The parent conversation is compressed before injection — it is background, not the child's own working set:

const FORK_MAX_TOKENS: u32 = 50_000;
const TOOL_RESULT_CAP: usize = 200;

pub fn compress_for_fork(messages: &[Message]) -> Vec<Message> {
    // strip Thinking / Image / ServerTool blocks (ephemeral, not portable)
    // truncate each tool result to TOOL_RESULT_CAP chars + "…[truncated]"
    // drop a trailing incomplete assistant turn (a dangling tool_use)
    // drop oldest messages until under FORK_MAX_TOKENS
    // then ensure the result starts with a User message (API requirement)
}

Thinking, image, and server-tool blocks are stripped — they don't transfer meaningfully to another process. Tool results are capped at 200 characters each, because the child needs the shape of what the parent found, not full dumps. A trailing assistant turn that ends in a tool_use is dropped, since the matching tool result doesn't exist yet. The whole thing is trimmed to 50k tokens, oldest-first, and then the head is advanced to the first User message so the transcript is API-valid.

A boilerplate is prepended to the forked child's first message to set its contract explicitly:

STOP. READ THIS FIRST.

You are a forked worker process. The conversation above is background
context from your parent agent.

RULES:
1. Do NOT spawn sub-agents — execute directly with your tools.
2. Stay within your assigned scope.
3. Use tools silently, then report findings once at the end.
4. Keep your report under 500 words. Be factual and concise.
5. Your response MUST begin with "Scope:" — no preamble.

Three independent constraints reinforce each other here: the prompt says don't spawn, the depth filter eventually removes the ability to spawn, and the inherited context removes the reason to spawn.

Where the controls sit

The three mechanisms deliberately live at different layers, so no single bypass defeats all of them.

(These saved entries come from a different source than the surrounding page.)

__global__ __launch_bounds__(TPB) void k_fix_locus_rel(const uint32_t *blk_off, uint32_t nb, uint32_t L,
                                                      const uint32_t *locus_rel, uint32_t *entry32) {
    const uint32_t n_groups = nb * (L + 1);
    for (uint32_t g = blockIdx.x * TPB + threadIdx.x; g < n_groups; g += gridDim.x * TPB) {
        const uint32_t l = g % (L + 1);
        if (l == L) continue;
        const uint32_t b = blk_off[g], e = blk_off[g + 1];
        if (b == e) continue;
        const uint32_t lrel = (locus_rel[l] & 0xFFFFu) << 16;
        for (uint32_t d = b; d < e; ++d) entry32[d] = (entry32[d] & 0xFFFFu) | lrel;
    }
}

int bits_for(unsigned long long max_value) {
    int b = 1;
    while (b < 64 && (max_value >> b) != 0) ++b;
    return b;
}


struct Attempt {
    enum Kind { Go, Done, NeedHost, RetryRadix, RetryPlain, Error } kind = Go;
    std::string text;
    bool go() const { return kind == Go; }
    static Attempt stop(Kind k) {
        Attempt a;
        a.kind = k;
        return a;
    }
    static Attempt error(std::string t) {
        Attempt a;
        a.kind = Error;
        a.text = std::move(t);
        return a;
    }
};

#define HIP_OK(expr)                                                                                      \
    do {                                                                                                  \
        hipError_t e__ = (expr);                                                                          \
        if (e__ != hipSuccess) return Attempt::error(std::string(#expr) + ": " + hipGetErrorString(e__)); \
    } while (0)
#define STEP(expr)                  \
    do {                            \
        Attempt a__ = (expr);       \
        if (!a__.go()) return a__;  \
    } while (0)

Attempt scalar_verdict(const Scalars &h, bool records_written) {
    if (records_written) {
        if (h.error == 1) return Attempt::error("group id outside group_id_to_pos");
        if (h.error == 2) return Attempt::error("group_id_to_pos maps outside the matrix");
        if (h.regroup) return Attempt::stop(Attempt::RetryRadix);
        return h.need_host ? Attempt::stop(Attempt::NeedHost) : Attempt();
    }
    if (h.error == 3) return Attempt::error("positions must be strictly increasing within a chromosome");
    if (h.id_exceeded) return Attempt::stop(Attempt::RetryPlain);
    if (h.regroup) return Attempt::stop(Attempt::RetryRadix);
    return h.need_host ? Attempt::stop(Attempt::NeedHost) : Attempt();
}

struct Grouped : Attempt {
    Grouped() = default;
    Grouped(Attempt a) : Attempt(std::move(a)) {}
    unsigned long long *skey = nullptr;
    uint32_t *sval = nullptr, *sloc = nullptr;
    Raw sub{};
    uint32_t n_m = 0;
    MIndex m_index{nullptr, nullptr};
    const uint32_t *m_entry = nullptr;
    bool counting = false;
    bool single_entry = false;
    bool abandoned = false;
};

struct ReadViews {
    uint32_t *keep;
    unsigned long long *incl;
    MarksRanksCounts marks;
    Runs runs;
    uint32_t *mark_sub, *arank_m;
    Ranks ranks;
    uint32_t *read_off, *read_locus;
    uint8_t *read_base;
};

struct TilePlan {
    uint32_t B, nb, B_log2, lbits;
    bool stage_masks;
    CapChoice caps;
    uint32_t n_seg;
    size_t variant_stride;
    uint32_t TL, locus_grid;
    size_t lds;
};
TilePlan plan_tiles(uint32_t num_cells, uint32_t L, uint32_t block_cells, StageGeometry (*geometry)(uint32_t),
                    bool allow_count_tile, uint32_t n_kept, uint64_t multi_entries) {
    TilePlan p;
    if (block_cells == 0) {
        const StageGeometry g64 = geometry(64);
        const bool clustered = n_kept && (double)multi_entries > g64.masks_threshold * (double)n_kept;
        block_cells = (clustered || num_cells <= 64) ? 64 : 128;
    }
    const StageGeometry geo = geometry(block_cells);
    p.B = block_cells;
    p.nb = (num_cells + p.B - 1) / p.B;
    p.B_log2 = p.B == 64 ? 6u : 7u;
    p.lbits = (uint32_t)bits_for(L - 1);
    p.stage_masks = n_kept && (double)multi_entries > geo.masks_threshold * (double)n_kept;
    CapChoice &caps = p.caps;
    caps.entries_plain = p.stage_masks ? geo.cap_entries_masks : geo.cap_entries_plain;
    caps.loci_plain = p.stage_masks ? geo.cap_loci_masks : geo.cap_loci_plain;
    caps.entries_counts = geo.cap_entries_counts;
    caps.loci_counts = geo.cap_loci_counts;
    caps.count_limit = kCountTileLimit;
    caps.allow_counts = (allow_count_tile && !p.stage_masks) ? 1u : 0u;
    if (caps.allow_counts && n_kept && L) {
        const double density = (double)n_kept / ((double)num_cells / p.B) / (double)L;
        const double per_segment = density * caps.loci_counts / caps.entries_counts;
        if (per_segment > 1.0) {
            const double greedy = std::ceil((double)L / caps.loci_counts) * std::ceil(per_segment);
            const uint32_t one = std::max(64u, (uint32_t)(0.93 * caps.entries_counts / density));
            if (one < caps.loci_counts && std::ceil((double)L / one) * 1.05 < greedy) caps.loci_counts = one;
        }
    }
    const uint32_t lo_loci = caps.allow_counts ? std::min(caps.loci_plain, caps.loci_counts) : caps.loci_plain;
    const uint32_t hi_loci = caps.allow_counts ? std::max(caps.loci_plain, caps.loci_counts) : caps.loci_plain;
    p.n_seg = (L + lo_loci - 1) / lo_loci;
    p.variant_stride = (size_t)p.n_seg * hi_loci + p.n_seg + 2;
    p.TL = 64;
    while (p.TL > 1 && (size_t)p.nb * (p.TL + 1) * 4 > 32768) p.TL >>= 1;
    p.locus_grid = std::min<uint32_t>((L + p.TL - 1) / p.TL, 8192);
    p.lds = (size_t)p.nb * (p.TL + 1) * 4;
    return p;
}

Mechanism	Bounds	Layer	Enforcement
Depth-degraded tools	tree height	per-agent tool filter	hard — tool absent from schema
Hub budget (16)	total agents	hub registry, under lock	hard — atomic check at register
Fork context	motivation to recurse	injected conversation	soft — removes the incentive
Depth-conditional prompt	breadth at each depth	system prompt	soft — guidance only

Guidance and enforcement are not redundant. Guidance shapes behavior in the common case so the hard limits are rarely hit; the hard limits exist for when guidance is ignored. The defaults — depth 2, 16 total — are config values (agent_max_depth, agent_max_total), not constants, so an operator can widen them for a genuinely large fan-out without code changes.

Takeaway

When agents can spawn agents, soft guidance bounds the tendency to recurse but not the capability, and under load the model exercises the capability. If a limit must hold, enforce it where the shared state lives — depth in the per-agent tool filter, total count in the hub registry under the same lock that registers — and make the prompt match what the tools actually permit. Then remove the incentive that drove the recursion in the first place: an agent that inherits its parent's context has far less reason to explore from zero, and far less reason to delegate the exploration away.